STUDY MATERIAL Block Start

template <int NC, int NW, bool RAGGED = false>
__global__ __launch_bounds__(NW * 64) void sinkhorn_kernel(SkArgs a) {
    extern __shared__ __attribute__((aligned(16))) float smem[];
    const int Ns = a.N, Ms = a.M;
    int N = Ns, M = Ms;
    if constexpr (RAGGED) { N = __builtin_amdgcn_readfirstlane(a.cnt0[blockIdx.x]); M = __builtin_amdgcn_readfirstlane(a.cnt1[blockIdx.x]); }
    const int tid = threadIdx.x, lane = tid & 63;
    const int wave = __builtin_amdgcn_readfirstlane(tid >> 6);
    if (a.only_if) {
        const bool mine = (__hip_atomic_load(a.only_if, __ATOMIC_RELAXED, __HIP_MEMORY_SCOPE_AGENT) & 1u) != 0 ||
                          (a.pair_flags && __hip_atomic_load(a.pair_flags + blockIdx.x, __ATOMIC_RELAXED, __HIP_MEMORY_SCOPE_AGENT) != 0);
        if (!mine) return;
        if (tid == 0 && a.status_fallback) __hip_atomic_store(a.status_fallback, 1u, __ATOMIC_RELAXED, __HIP_MEMORY_SCOPE_SYSTEM);
    }
    const float* S = a.scores + (size_t)blockIdx.x * Ns * Ms;
    float* Z = a.Z + (size_t)blockIdx.x * (Ns + 1) * (Ms + 1);

    float* u = smem;
    float* v = u + (N + 1);
    float* pm = v + (M + 1);
    float* ps = pm + NW * M;

    const float alpha = (a.alpha_dev ? *a.alpha_dev : a.alpha_host) * MDGAT_LOG2E;
    const float norm = -logf((float)(N + M));
    const float lmu = norm * MDGAT_LOG2E;
    const float lmuN = (logf((float)M) + norm) * MDGAT_LOG2E;
    const float lnu = lmu;
    const float lnuM = (logf((float)N) + norm) * MDGAT_LOG2E;

    for (int i = tid; i <= N; i += NW * 64) u[i] = 0.f;
    for (int j = tid; j <= M; j += NW * 64) v[j] = 0.f;
    __syncthreads();

    for (int it = 0; it < a.iters; ++it) {
        float vr[NC];
#pragma unroll
        for (int c = 0; c < NC; ++c) {
            const int j = c * 64 + lane;
            vr[c] = j < M ? v[j] : 0.f;
        }
        const float bM = alpha + v[M];
        if (wave == NW - 1) {
            const float lse = alpha + wave_lse2(v, M, v[M], lane);
            if (lane == 0) u[N] = lmuN - lse;
        }
        float cm[NC], cs[NC];
#pragma unroll
        for (int c = 0; c < NC; ++c) { cm[c] = NEG_BIG; cs[c] = 0.f; }

        for (int i = wave; i < N; i += NW) {
            const float* row = S + (size_t)i * Ms;
            float s[NC];
#pragma unroll
            for (int c = 0; c < NC; ++c) {
                const int j = c * 64 + lane;
                s[c] = j < M ? row[j] * MDGAT_LOG2E : NEG_BIG;
            }
            float m = bM;
#pragma unroll
            for (int c = 0; c < NC; ++c) m = fmaxf(m, s[c] + vr[c]);
            m = wave_max(m);
            float e = 0.f;
#pragma unroll
            for (int c = 0; c < NC; ++c) e += ex2(s[c] + vr[c] - m);
            e = wave_sum(e) + ex2(bM - m);
            const float ui = lmu - (m + lg2(e));
            if (lane == 0) u[i] = ui;
#pragma unroll
            for (int c = 0; c < NC; ++c) {
                const float w = s[c] + ui;
                const float nm = fmaxf(cm[c], w);
                cs[c] = cs[c] * ex2(cm[c] - nm) + ex2(w - nm);
                cm[c] = nm;
            }
        }
#pragma unroll
        for (int c = 0; c < NC; ++c) {
            const int j = c * 64 + lane;
            if (j < M) { pm[wave * M + j] = cm[c]; ps[wave * M + j] = cs[c]; }
        }
        __syncthreads();
        const float bN = alpha + u[N];
        for (int j = tid; j < M; j += NW * 64) {
            float m = bN;
#pragma unroll
            for (int w = 0; w < NW; ++w) m = fmaxf(m, pm[w * M + j]);
            float e = ex2(bN - m);
#pragma unroll
            for (int w = 0; w < NW; ++w) e += ps[w * M + j] * ex2(pm[w * M + j] - m);
            v[j] = lnu - (m + lg2(e));
        }
        if (wave == 0) {
            const float lse = alpha + wave_lse2(u, N, u[N], lane);
            if (lane == 0) v[M] = lnuM - lse;
        }
        __syncthreads();
    }

    const float uN = u[N], vM = v[M];
    for (int i = wave; i < N; i += NW) {
        const float ui = u[i];
        const float* row = S + (size_t)i * Ms;
        float* zr = Z + (size_t)i * (Ms + 1);
        for (int j = lane; j < M; j += 64) zr[j] = (row[j] * MDGAT_LOG2E + ui + v[j]) * MDGAT_LN2 - norm;
        if (lane == 0) zr[M] = (alpha + ui + vM) * MDGAT_LN2 - norm;
        if constexpr (RAGGED)
            for (int j = M + 1 + lane; j <= Ms; j += 64) zr[j] = 0.f;
    }
    float* zl = Z + (size_t)N * (Ms + 1);
    for (int j = tid; j <= M; j += NW * 64) zl[j] = (alpha + uN + v[j]) * MDGAT_LN2 - norm;
    if constexpr (RAGGED) {
        float* rest = zl + M + 1;
        const int nrest = (Ms - M) + (Ns - N) * (Ms + 1);
        for (int j = tid; j < nrest; j += NW * 64) rest[j] = 0.f;
    }
}


constexpr int SLOT_STRIDE = 520;

template <int CTRL, int ROW_MASK>
__device__ __forceinline__ float dpp_move(float identity, float v) {
    return __builtin_bit_cast(float, __builtin_amdgcn_update_dpp(__builtin_bit_cast(int, identity), __builtin_bit_cast(int, v),
                                                                 CTRL, ROW_MASK, 0xf, false));
}
__device__ __forceinline__ float wave_max_dpp(float v) {
    v = fmaxf(v, dpp_move<0x111, 0xf>(NEG_BIG, v));
    v = fmaxf(v, dpp_move<0x112, 0xf>(NEG_BIG, v));
    v = fmaxf(v, dpp_move<0x114, 0xf>(NEG_BIG, v));
    v = fmaxf(v, dpp_move<0x118, 0xf>(NEG_BIG, v));
    v = fmaxf(v, dpp_move<0x142, 0xa>(NEG_BIG, v));
    v = fmaxf(v, dpp_move<0x143, 0xc>(NEG_BIG, v));
    return __builtin_bit_cast(float, __builtin_amdgcn_readlane(__builtin_bit_cast(int, v), 63));
}
__device__ __forceinline__ float wave_sum_dpp(float v) {
    v += dpp_move<0x111, 0xf>(0.f, v);
    v += dpp_move<0x112, 0xf>(0.f, v);
    v += dpp_move<0x114, 0xf>(0.f, v);
    v += dpp_move<0x118, 0xf>(0.f, v);
    v += dpp_move<0x142, 0xa>(0.f, v);
    v += dpp_move<0x143, 0xc>(0.f, v);
    return __builtin_bit_cast(float, __builtin_amdgcn_readlane(__builtin_bit_cast(int, v), 63));
}

__device__ __forceinline__ void swap_halves32(float& a, float& b) { asm("s_nop 1\n\tv_permlane32_swap_b32 %0, %1\n\ts_nop 1" : "+v"(a), "+v"(b)); }
__device__ __forceinline__ void swap_rows16(float& a, float& b) { asm("s_nop 1\n\tv_permlane16_swap_b32 %0, %1\n\ts_nop 1" : "+v"(a), "+v"(b)); }
template <int CTRL, int BANK>
__device__ __forceinline__ float dpp_bank_move(float old, float v) {
    return __builtin_bit_cast(float, __builtin_amdgcn_update_dpp(__builtin_bit_cast(int, old), __builtin_bit_cast(int, v), CTRL, 0xf, BANK, false));
}
__device__ __forceinline__ float wave_sum16(float (&acc)[16], int lane) {
    float s[8];
#pragma unroll
    for (int r = 0; r < 8; ++r) { float x = acc[r], y = acc[r + 8]; swap_halves32(x, y); s[r] = x + y; }
    float t[4];
#pragma unroll
    for (int r = 0; r < 4; ++r) { float x = s[r], y = s[r + 4]; swap_rows16(x, y); t[r] = x + y; }
    const bool b3 = (lane & 8) != 0, b2 = (lane & 4) != 0;
    float v[2];
#pragma unroll
    for (int r = 0; r < 2; ++r) {
        const float keep = b3 ? t[r + 2] : t[r], give = b3 ? t[r] : t[r + 2];
        v[r] = keep + dpp_bank_move<0x128, 0xf>(0.f, give);
    }
    const float keep = b2 ? v[1] : v[0], give = b2 ? v[0] : v[1];
    float o = dpp_bank_move<0x104, 0x5>(0.f, give);
    o = dpp_bank_move<0x114, 0xa>(o, give);
    float w = keep + o;
    w += dpp_bank_move<0xb1, 0xf>(0.f, w);
    w += dpp_bank_move<0x4e, 0xf>(0.f, w);
    return __builtin_bit_cast(float, __builtin_amdgcn_ds_bpermute(16 * lane, __builtin_bit_cast(int, w)));
}

typedef __attribute__((address_space(1))) unsigned long long gu64;
#define SK_LD "sc1"

struct SksArgs {
    const float* scores;
    const float* alpha_dev;
    float alpha_host;
    float* Z;
    unsigned long long* slots;
    unsigned* error_word;
    unsigned* pair_flags;
    unsigned* range_guard;
    int B, N, M, iters, ngroups, GR, GC;
    int xcd_map;
    int ext_mode;
    int* rbest_idx;
    float* rbest_val;
    int* cbest_idx;
    float* cbest_val;
};

constexpr int SKS_THREADS = 512;
constexpr int SKS_LDS_FLOATS = 520 + 8 * 512 + 8 + 8 + 8 * 512;
constexpr int ROW_STRIDE = 136;

__device__ __forceinline__ unsigned long long xload(gu64* p, bool same_xcd) {
    if (same_xcd) {
        unsigned long long v;
        asm volatile("global_load_dwordx2 %0, %1, off " SK_LD "\n\ts_waitcnt vmcnt(0)" : "=v"(v) : "v"(p) : "memory");
        return v;
    }
    return __hip_atomic_load(p, __ATOMIC_RELAXED, __HIP_MEMORY_SCOPE_AGENT);
}
__device__ __forceinline__ void xstore(gu64* p, unsigned long long v, bool same_xcd) {
    if (same_xcd) asm volatile("global_store_dwordx2 %0, %1, off" :: "v"(p), "v"(v) : "memory");
    else __hip_atomic_store(p, v, __ATOMIC_RELAXED, __HIP_MEMORY_SCOPE_AGENT);
}

template <int NMAX>
__device__ __forceinline__ void poll_partners(gu64* base, size_t stride, int n, int self, unsigned tag, float (&vals)[NMAX],
                                              bool& failed, unsigned* error_word, bool same_xcd = false,
                                              gu64* extra = nullptr, float* extra_val = nullptr) {
    unsigned pending = ((1u << n) - 1u) & ~(1u << self);
    bool extra_pending = extra != nullptr;
    unsigned spins = 0;
    while (pending || extra_pending) {
        unsigned long long x[NMAX], xe = 0;
        if (NMAX <= 4 && same_xcd) {
#pragma unroll
            for (int p = 0; p < NMAX; ++p)
                if (pending & (1u << p)) asm volatile("global_load_dwordx2 %0, %1, off " SK_LD : "=v"(x[p]) : "v"(base + (size_t)p * stride) : "memory");
            if (extra_pending) asm volatile("global_load_dwordx2 %0, %1, off " SK_LD : "=v"(xe) : "v"(extra) : "memory");
            asm volatile("s_waitcnt vmcnt(0)" ::: "memory");
#pragma unroll
            for (int p = 0; p < NMAX; ++p)
                if (pending & (1u << p)) asm volatile("" : "+v"(x[p]));
            asm volatile("" : "+v"(xe));
        } else if (same_xcd) {
#pragma unroll
            for (int p = 0; p < NMAX; ++p) x[p] = 0;
#pragma unroll
            for (int p0 = 0; p0 < NMAX; p0 += 4) {
                if (!((pending >> p0) & 0xfu) && !(extra_pending && p0 == 0)) continue;
                unsigned long long y[4] = {0, 0, 0, 0};
#pragma unroll
                for (int u = 0; u < 4; ++u)
                    if (pending & (1u << (p0 + u))) asm volatile("global_load_dwordx2 %0, %1, off " SK_LD : "=v"(y[u]) : "v"(base + (size_t)(p0 + u) * stride) : "memory");
                if (extra_pending && p0 == 0) asm volatile("global_load_dwordx2 %0, %1, off " SK_LD : "=v"(xe) : "v"(extra) : "memory");
                asm volatile("s_waitcnt vmcnt(0)" ::: "memory");
#pragma unroll
                for (int u = 0; u < 4; ++u) {
                    asm volatile("" : "+v"(y[u]));
                    if ((pending & (1u << (p0 + u))) && (unsigned)(y[u] >> 32) == tag) {
                        vals[p0 + u] = __builtin_bit_cast(float, (unsigned)y[u]);
                        pending &= ~(1u << (p0 + u));
                    }
                }
                asm volatile("" : "+v"(xe));
            }
        } else {
#pragma unroll
            for (int p = 0; p < NMAX; ++p)
                if (pending & (1u << p)) x[p] = __hip_atomic_load(base + (size_t)p * stride, __ATOMIC_RELAXED, __HIP_MEMORY_SCOPE_AGENT);
            if (extra_pending) xe = __hip_atomic_load(extra, __ATOMIC_RELAXED, __HIP_MEMORY_SCOPE_AGENT);
        }
#pragma unroll
        for (int p = 0; p < NMAX; ++p)
            if ((pending & (1u << p)) && (unsigned)(x[p] >> 32) == tag) {
                vals[p] = __builtin_bit_cast(float, (unsigned)x[p]);
                pending &= ~(1u << p);
            }
        if (extra_pending && (unsigned)(xe >> 32) == tag) {
            *extra_val = __builtin_bit_cast(float, (unsigned)xe);
            extra_pending = false;
        }
        if (pending || extra_pending) {
            if (failed || ++spins > (1u << 22)) { failed = true; atomicOr(error_word, 1u); break; }
            __builtin_amdgcn_s_sleep(1);
        }
    }
}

STUDY MATERIAL Block End

ACTIVITY ▸ Where a line of the records above holds the word "give", copy that line.

REPLY TO THE EXERCISE ▸
        const float keep = b3 ? t[r + 2] : t[r], give = b3 ? t[r] : t[r + 2];
        v[r] = keep + dpp_bank_move<0x128, 0xf>(0.f, give);
    const float keep = b2 ? v[1] : v[0], give = b2 ? v[0] : v[1];
    float o = dpp_bank_move<0x104, 0x5>(0.f, give);
    o = dpp_bank_move<0x114, 0xa>(o, give);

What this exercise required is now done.